» Stored data entries
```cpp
__device__ __forceinline__ int wave_ticket(int* misc, int slot, int lane) {
  int t = 0;
  if (lane == 0) t = atomicAdd(&misc[slot], 1);
  return __builtin_amdgcn_readfirstlane(t);
}

struct MarginPair {
  float hi, lo;
};

__device__ __forceinline__ void margin_init(MarginPair& m) {
  m.hi = 1.0f;
  m.lo = 0.0f;
}

__device__ __forceinline__ void margin_track(MarginPair& m, float hi, float lo) {
  if (!(lo < hi)) {
    if (lo == hi) {
      m.hi = 1.0f;
      m.lo = 1.0f;
    }
    return;
  }
  if ((double)lo * (double)m.hi > (double)m.lo * (double)hi) {
    m.hi = hi;
// ... 45 lines not shown
```

aclswarm_amd/csrc/pair_fused.h:

```cpp
#pragma once

#include "control_dev.h"

#ifndef ACL_DIAG_NOPAIR
#define ACL_DIAG_NOPAIR 0
#endif
#ifndef ACL_DIAG_NOLOADS
#define ACL_DIAG_NOLOADS 0
#endif
#ifndef ACL_DIAG_NOLOOP
#define ACL_DIAG_NOLOOP 0
#endif
#ifndef ACL_FUSED_PACK
#define ACL_FUSED_PACK 1
#endif
#ifndef ACL_FUSED_SQRT_VOTE
#define ACL_FUSED_SQRT_VOTE 1
#endif
#ifndef ACL_FUSED_ATAN_VOTE
#define ACL_FUSED_ATAN_VOTE 1
#endif
#if ACL_FUSED_SQRT_VOTE
#define ACL_FUSED_PAIR_E pair_e_vote
#else
#define ACL_FUSED_PAIR_E pair_e
#endif
#if ACL_FUSED_ATAN_VOTE && ACL_GAIN_FASTMATH
#define ACL_FUSED_ATAN acl_atan_b_vote
#else
#define ACL_FUSED_ATAN ACL_GAIN_ATAN
#endif

namespace acl_amd {

struct FusedLayout {
  int pt, adj, etab, rowb, Pt, Pinv, acc, atab, cst, nearb, clf, vel, flags, gmw, caw, total;
};

enum { FC_K1XY, FC_K2XY, FC_K1Z, FC_K2Z, FC_TXY, FC_TZ, FC_WIN, FC_THR2, FC_N };

__host__ __device__ inline FusedLayout make_fused_layout(int n, int kW) {
  const int nb = (n + 7) >> 3, R = 8 * nb;
  FusedLayout L;
  int o = 0;
  L.pt = o;    o = cal16(o + R * 64);
  L.adj = o;   o = cal16(o + R * 2 * 8);
  L.etab = o;  o = cal16(o + R * nb * 4);
  L.rowb = o;  o = cal16(o + (R + 1) * 4);
  L.Pt = o;    o = cal16(o + n * 2);
  L.Pinv = o;  o = cal16(o + n * 2);
  L.acc = o;   o = cal16(o + kW * R * 3 * 8);
  L.atab = o;  o = cal16(o + ACL_ATAB_N * 8);
  L.cst = o;   o = cal16(o + FC_N * 8);
  L.nearb = o; o = cal16(o + 4 * 4);
  L.clf = o;   o = cal16(o + R * 4);
  L.vel = o;   o = cal16(o + n * 24);
  L.flags = o; o = cal16(o + 4);
  L.gmw = o;   o = o + 8;
  L.caw = o;   o = cal16(o + 4);
  L.total = o;
  return L;
}

struct Rec5 {
  double a[5];
};
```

» HOW TO COMPLETE THIS TASK
Look through the records and copy down every line that holds "void".

» FINISHED EXERCISE
__device__ __forceinline__ void margin_init(MarginPair& m) {
__device__ __forceinline__ void margin_track(MarginPair& m, float hi, float lo) {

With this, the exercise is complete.